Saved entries
◇ ◇ ◇ ◇ ◇ ◇ ◇

# zqs01/ASR_chinese_e2e

Hardware: AMD Instinct MI355X
Metric: training throughput (utterances/s; frames/s = x T), AISHELL-1-shaped 80-mel T=500 (higher is better)
Workload: dtype bf16; 1 GPU; configs[2]: joint CTC/attention (lambda=0.3) encoder-decoder, bf16, per-GPU batch 32, T=500, F=80, V=4232, 6 layers, d_model 512, 8x64 heads, ff 1024, dropout 0.0, fwd+loss+CER+bwd+clip+Noam/Adam per step, eager launches; global_batch=32, seq_len=500, parallelism=dp1

## Files before the change

### asr_chinese_e2e_amd/csrc/asr_common.h

```cpp
#pragma once
#include <hip/hip_runtime.h>
#include <stdint.h>
#include <stdio.h>
#include <string.h>

#include <hip/hip_ext.h>

#include "../../include/asr_hip.h"

typedef __bf16 bf16_t;
typedef __attribute__((ext_vector_type(2))) float f32x2;
typedef __attribute__((ext_vector_type(4))) float f32x4;
typedef __attribute__((ext_vector_type(16))) float f32x16;
typedef __attribute__((ext_vector_type(4))) __bf16 bf16x4;
typedef __attribute__((ext_vector_type(8))) __bf16 bf16x8;
typedef __attribute__((ext_vector_type(4))) unsigned int u32x4;
typedef __attribute__((ext_vector_type(2))) unsigned int u32x2;

#define WAVE 64

void asr_set_error(const char* fmt, ...);
int asr_deterministic(void);
enum { ASR_OPT_CU_LIMIT = 0, ASR_OPT_TN_MULTI = 1, ASR_OPT_SDPA_PAIR = 2, ASR_OPT_SDPA_SMALL = 3, ASR_OPT_COUNT = 4 };
int asr_option(int key);
int asr_option_set(int key, int value);
#define ASR_FAIL(code, ...)        \
    do {                           \
        asr_set_error(__VA_ARGS__); \
        return (code);             \
    } while (0)
#define ASR_CHECK_LAUNCH(name)                                                        \
    do {                                                                              \
        hipError_t e__ = hipGetLastError();                                           \
        if (e__ != hipSuccess) ASR_FAIL(ASR_EHIP, "%s: %s", name, hipGetErrorString(e__)); \
    } while (0)

template <typename T> __device__ __forceinline__ float to_f32(T v);
template <> __device__ __forceinline__ float to_f32<float>(float v) { return v; }
template <> __device__ __forceinline__ float to_f32<bf16_t>(bf16_t v) { return (float)v; }
template <typename T> __device__ __forceinline__ T from_f32(float v);
template <> __device__ __forceinline__ float from_f32<float>(float v) { return v; }
template <> __device__ __forceinline__ bf16_t from_f32<bf16_t>(float v) { return (bf16_t)v; }

template <typename T> __device__ __forceinline__ f32x4 load4(const T* p);
template <> __device__ __forceinline__ f32x4 load4<float>(const float* p) { return *(const f32x4*)p; }
template <> __device__ __forceinline__ f32x4 load4<bf16_t>(const bf16_t* p) {
    bf16x4 v = *(const bf16x4*)p;
    f32x4 r = {(float)v[0], (float)v[1], (float)v[2], (float)v[3]};
    return r;
}
template <typename V> __device__ __forceinline__ void stream_store(V v, V* p) { __builtin_nontemporal_store(v, p); }
template <typename T> __device__ __forceinline__ void store4(T* p, f32x4 v);
template <> __device__ __forceinline__ void store4<float>(float* p, f32x4 v) { *(f32x4*)p = v; }
template <> __device__ __forceinline__ void store4<bf16_t>(bf16_t* p, f32x4 v) {
    bf16x4 r = {(bf16_t)v[0], (bf16_t)v[1], (bf16_t)v[2], (bf16_t)v[3]};
    *(bf16x4*)p = r;
}
template <typename T> __device__ __forceinline__ void load8(const T* p, float (&r)[8]);
template <> __device__ __forceinline__ void load8<float>(const float* p, float (&r)[8]) {
    f32x4 a = *(const f32x4*)p, b = *(const f32x4*)(p + 4);
#pragma unroll
    for (int i = 0; i < 4; ++i) { r[i] = a[i]; r[4 + i] = b[i]; }
}
template <> __device__ __forceinline__ void load8<bf16_t>(const bf16_t* p, float (&r)[8]) {
    bf16x8 v = *(const bf16x8*)p;
#pragma unroll
    for (int i = 0; i < 8; ++i) r[i] = (float)v[i];
}
template <typename T> __device__ __forceinline__ void store8(T* p, const float (&r)[8]);
template <> __device__ __forceinline__ void store8<float>(float* p, const float (&r)[8]) {
    f32x4 a = {r[0], r[1], r[2], r[3]}, b = {r[4], r[5], r[6], r[7]};
    *(f32x4*)p = a;
    *(f32x4*)(p + 4) = b;
}
template <> __device__ __forceinline__ void store8<bf16_t>(bf16_t* p, const float (&r)[8]) {
    bf16x8 v;
#pragma unroll
    for (int i = 0; i < 8; ++i) v[i] = (bf16_t)r[i];
    *(bf16x8*)p = v;
}

#define ASR_FULL_WAVES(threads) static_assert((threads) % 64 == 0, "wave_sum / wave_max need full 64-lane waves: block sizes must be multiples of 64")
template <int CTRL, int ROW_MASK = 0xf>
__device__ __forceinline__ float wave_dpp(float v) {
    return __int_as_float(__builtin_amdgcn_update_dpp(0, __float_as_int(v), CTRL, ROW_MASK, 0xf, true));
}
__device__ __forceinline__ float wave_sum(float v) {
    v += wave_dpp<0xB1>(v);
    v += wave_dpp<0x4E>(v);
    v += wave_dpp<0x141>(v);
    v += wave_dpp<0x140>(v);
    v += wave_dpp<0x142, 0xA>(v);
    v += wave_dpp<0x143, 0xC>(v);
    return __int_as_float(__builtin_amdgcn_readlane(__float_as_int(v), 63));
}
__device__ __forceinline__ float wave_max(float v) {
    v = fmaxf(v, __int_as_float(__builtin_amdgcn_update_dpp(__float_as_int(v), __float_as_int(v), 0xB1, 0xf, 0xf, false)));
    v = fmaxf(v, __int_as_float(__builtin_amdgcn_update_dpp(__float_as_int(v), __float_as_int(v), 0x4E, 0xf, 0xf, false)));
    v = fmaxf(v, __int_as_float(__builtin_amdgcn_update_dpp(__float_as_int(v), __float_as_int(v), 0x141, 0xf, 0xf, false)));
    v = fmaxf(v, __int_as_float(__builtin_amdgcn_update_dpp(__float_as_int(v), __float_as_int(v), 0x140, 0xf, 0xf, false)));
    v = fmaxf(v, __int_as_float(__builtin_amdgcn_update_dpp(__float_as_int(v), __float_as_int(v), 0x142, 0xA, 0xf, false)));
    v = fmaxf(v, __int_as_float(__builtin_amdgcn_update_dpp(__float_as_int(v), __float_as_int(v), 0x143, 0xC, 0xf, false)));
    return __int_as_float(__builtin_amdgcn_readlane(__float_as_int(v), 63));
}
__device__ __forceinline__ float block_sum(float v, float* red) {
    v = wave_sum(v);
// ... 91 lines not shown
```

### asr_chinese_e2e_amd/csrc/gemm.hip

```cpp
#include <stdlib.h>

#include <type_traits>

#include "asr_common.h"

namespace {

static int unsafe_debug_env(const char* name) {
#ifdef ASR_DEBUG_SWITCHES
    const char* e = getenv(name);
    return e ? atoi(e) : 0;
#else
    (void)name;
    return 0;
#endif
}

typedef __attribute__((address_space(3))) bf16x4 lds_bf16x4;
constexpr int BM = 128, BN = 128, BK = 64;
constexpr int AS = 72;

__device__ __forceinline__ int acc_row(int reg, int lane) { return (reg & 3) + 8 * (reg >> 2) + 4 * (lane >> 5); }

struct Stage4 { u32x4 v[4]; };
// ... 323 lines not shown
                            const uint32_t hi_ = ((h & 0x7fff0000u) != 0u && !(h & 0x80000000u)) ? 0xffff0000u : 0u;
                            v[q][e] &= lo_ | hi_;
                        }
                }
#pragma unroll
                for (int q = 0; q < 4; ++q) {
                    const int row = q * 8 + srow, ch = lane & 7;
                    const int m = m0 + mi * 32 + row, n = n0 + ch * 8;
                    bf16_t* rowp = C + (size_t)(m0 + mi * 32 + q * 8) * ldc + n0;
                    if constexpr (decltype(full_c)::value) stream_store(v[q], (u32x4*)((char*)rowp + lane_off));
                    else if (m < M && n + 8 <= N) stream_store(v[q], (u32x4*)((char*)rowp + lane_off));
                }
                __builtin_amdgcn_wave_barrier();
            }
        };
        if (full) store_tail(std::true_type{});
        else store_tail(std::false_type{});
    }
}

template <int ACT, bool KRAG = false>
static void launch_nt_spec(const bf16_t* a, const bf16_t* w, const float* bias, bf16_t* c, int M, int N, int K, int lda, int ldb, int ldc, hipStream_t st,
                           const bf16_t* mask = nullptr, const void* zero_page = nullptr) {
    static bool attr = false;
    if (!attr) {
        (void)hipFuncSetAttribute((const void*)gemm_nt_spec_kernel<ACT, KRAG>, hipFuncAttributeMaxDynamicSharedMemorySize, PLDS);
        attr = true;
    }
    const int t_n = ceil_div(N, PBN), t_m = ceil_div(M, PBM), ntiles = t_n * t_m;
    const int grid = ntiles < cu_count() ? ntiles : cu_count();
    asr_launch_armed(gemm_nt_spec_kernel<ACT, KRAG>, dim3(grid), dim3(512), PLDS, st, a, w, bias, c, M, N, K, lda, ldb, ldc, t_n, ntiles, mask, zero_page);
}

constexpr int SM = 64, SS = 72;
constexpr int SK = 256;
constexpr int SAS = SK + 8;
constexpr int S_A = SM * SAS;
constexpr int S_BT = SK * SS;
struct StageK { u32x4 v[8]; };
__device__ __forceinline__ void sk_load_rows(StageK& st, const bf16_t* __restrict__ base, size_t ld, int row0, int rows, int c0, int cols, int tid) {
#pragma unroll
    for (int c = 0; c < 8; ++c) {
        const int id = tid + 256 * c, row = id >> 5, ch = id & 31;
        const int gr = row0 + row, gc = c0 + ch * 8;
        const u32x4 z = {0u, 0u, 0u, 0u};
        st.v[c] = (gr < rows && gc < cols) ? *(const u32x4*)(base + (size_t)gr * ld + gc) : z;
    }
}
__device__ __forceinline__ void sk_store_rows(const StageK& st, bf16_t* tile, int tid) {
#pragma unroll
    for (int c = 0; c < 8; ++c) {
        const int id = tid + 256 * c, row = id >> 5, ch = id & 31;
        *(u32x4*)(tile + row * SAS + ch * 8) = st.v[c];
    }
}
__device__ __forceinline__ void sk_load_cols(StageK& st, const bf16_t* __restrict__ base, size_t ld, int row0, int rows, int c0, int cols, int tid) {
#pragma unroll
    for (int c = 0; c < 8; ++c) {
        const int id = tid + 256 * c, row = id >> 3, ch = id & 7;
        const int gr = row0 + row, gc = c0 + ch * 8;
        const u32x4 z = {0u, 0u, 0u, 0u};
        st.v[c] = (gr < rows && gc < cols) ? *(const u32x4*)(base + (size_t)gr * ld + gc) : z;
    }
}
__device__ __forceinline__ void sk_store_cols(const StageK& st, bf16_t* tile, int tid) {
#pragma unroll
    for (int c = 0; c < 8; ++c) {
        const int id = tid + 256 * c, row = id >> 3, ch = id & 7;
        *(u32x4*)(tile + row * SS + ch * 8) = st.v[c];
    }
}
__device__ __forceinline__ bf16x8 sm_frag_tr(const bf16_t* tile, int col0, int s, int lane) {
    const int G = lane >> 4, i = lane & 15;
    const bf16_t* p = tile + (16 * s + 8 * (G >> 1) + (i >> 2)) * SS + col0 + 16 * (G & 1) + 4 * (i & 3);
    const bf16x4 lo = __builtin_amdgcn_ds_read_tr16_b64_v4bf16((lds_bf16x4*)p);
    const bf16x4 hi = __builtin_amdgcn_ds_read_tr16_b64_v4bf16((lds_bf16x4*)(p + 4 * SS));
    return __builtin_shufflevector(lo, hi, 0, 1, 2, 3, 4, 5, 6, 7);
}

template <bool TB>
constexpr int small_lds_bytes() { return 2 * (S_A + (TB ? S_BT : S_A)) * 2; }

template <bool TB, int ACT>
__global__ __launch_bounds__(256) void gemm_small_kernel(const bf16_t* __restrict__ A, const bf16_t* __restrict__ Bm, const float* __restrict__ bias,
                                                         const bf16_t* __restrict__ mask, bf16_t* __restrict__ C, int M, int N, int K, int lda, int ldb,
                                                         int ldc, int tiles_n) {
    extern __shared__ __attribute__((aligned(16))) char smem_s[];
    constexpr int BUF = S_A + (TB ? S_BT : S_A);
    bf16_t* smem = (bf16_t*)smem_s;
    const int tid = threadIdx.x, lane = tid & 63, w = tid >> 6;
    const int tn = blockIdx.x % tiles_n, tm = blockIdx.x / tiles_n;
    const int m0 = tm * SM, n0 = tn * SM;
    const int wm = w >> 1, wn = w & 1, r = lane & 31, hh = lane >> 5;
    f32x16 acc[2];
#pragma unroll
    for (int i = 0; i < 16; ++i) { acc[0][i] = 0.f; acc[1][i] = 0.f; }
    StageK sa0, sb0, sa1, sb1;
#define SK_LOAD(SA_, SB_, K0_)                                                                 \
    {                                                                                          \
        sk_load_rows(SA_, A, lda, m0, M, (K0_), K, tid);                                       \
        if (TB) sk_load_cols(SB_, Bm, ldb, (K0_), K, n0, N, tid);    \
        else sk_load_rows(SB_, Bm, ldb, n0, N, (K0_), K, tid);       \
    }
#define SK_STORE(SA_, SB_, BUF_)                                                               \
    {                                                                                          \
        sk_store_rows(SA_, (BUF_), tid);                                                       \
        if (TB) sk_store_cols(SB_, (BUF_) + S_A, tid);                                         \
        else sk_store_rows(SB_, (BUF_) + S_A, tid);                                            \
    }
#define SK_MMA(KT_)                                                                                                                   \
    {                                                                                                                                 \
        const bf16_t* As = smem + ((KT_) & 1) * BUF;                                                                                  \
        const bf16_t* Bs = As + S_A;                                                                                                  \
             \
             \
        _Pragma("unroll") for (int ks = 0; ks < SK / 16; ++ks) {                                                                      \
            const bf16x8 af = *(const bf16x8*)(As + (wm * 32 + r) * SAS + 16 * ks + 8 * hh);                                          \
            const bf16x8 bf = TB ? sm_frag_tr(Bs, wn * 32, ks, lane) : *(const bf16x8*)(Bs + (wn * 32 + r) * SAS + 16 * ks + 8 * hh); \
            acc[ks & 1] = __builtin_amdgcn_mfma_f32_32x32x16_bf16(bf, af, acc[ks & 1], 0, 0, 0);                                      \
        }                                                                                                                             \
    }
    const int nk = (K + SK - 1) / SK;
    SK_LOAD(sa0, sb0, 0);
    if (nk > 1) SK_LOAD(sa1, sb1, SK);
    SK_STORE(sa0, sb0, smem);
    __syncthreads();
    for (int kt = 0; kt < nk; kt += 2) {
        if (kt + 2 < nk) SK_LOAD(sa0, sb0, (kt + 2) * SK);
        SK_MMA(kt);
        if (kt + 1 < nk) SK_STORE(sa1, sb1, smem + BUF);
        __syncthreads();
        if (kt + 1 >= nk) break;
        if (kt + 3 < nk) SK_LOAD(sa1, sb1, (kt + 3) * SK);
        SK_MMA(kt + 1);
        if (kt + 2 < nk) SK_STORE(sa0, sb0, smem);
        __syncthreads();
    }
#undef SK_LOAD
#undef SK_STORE
#undef SK_MMA
    const int m = m0 + wm * 32 + r;
    if (m >= M) return;
#pragma unroll
    for (int g4 = 0; g4 < 4; ++g4) {
        const int n = n0 + wn * 32 + 8 * g4 + 4 * hh;
        if (n >= N) continue;
        f32x4 o;
#pragma unroll
        for (int e = 0; e < 4; ++e) {
            float x = acc[0][4 * g4 + e] + acc[1][4 * g4 + e] + (bias ? bias[n + e] : 0.f);
            if (ACT == ASR_ACT_RELU) x = fmaxf(x, 0.f);
            o[e] = x;
        }
        if (ACT == ASR_ACT_RELU_MASK) {
            const f32x4 h4 = load4<bf16_t>(mask + (size_t)m * ldc + n);
#pragma unroll
            for (int e = 0; e < 4; ++e) o[e] = h4[e] > 0.f ? o[e] : 0.f;
        }
        store4<bf16_t>(C + (size_t)m * ldc + n, o);
    }
}

constexpr int TM = 64;

constexpr int TSTAGE = 2 * TM * 256;
__device__ __attribute__((aligned(256))) unsigned tn_zero_page[64];
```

◇ ◇ ◇ ◇ ◇ ◇ ◇

### What is needed
Go through the records above and copy every line with the word "csrc".

### Exercise answer
### asr_chinese_e2e_amd/csrc/asr_common.h
### asr_chinese_e2e_amd/csrc/gemm.hip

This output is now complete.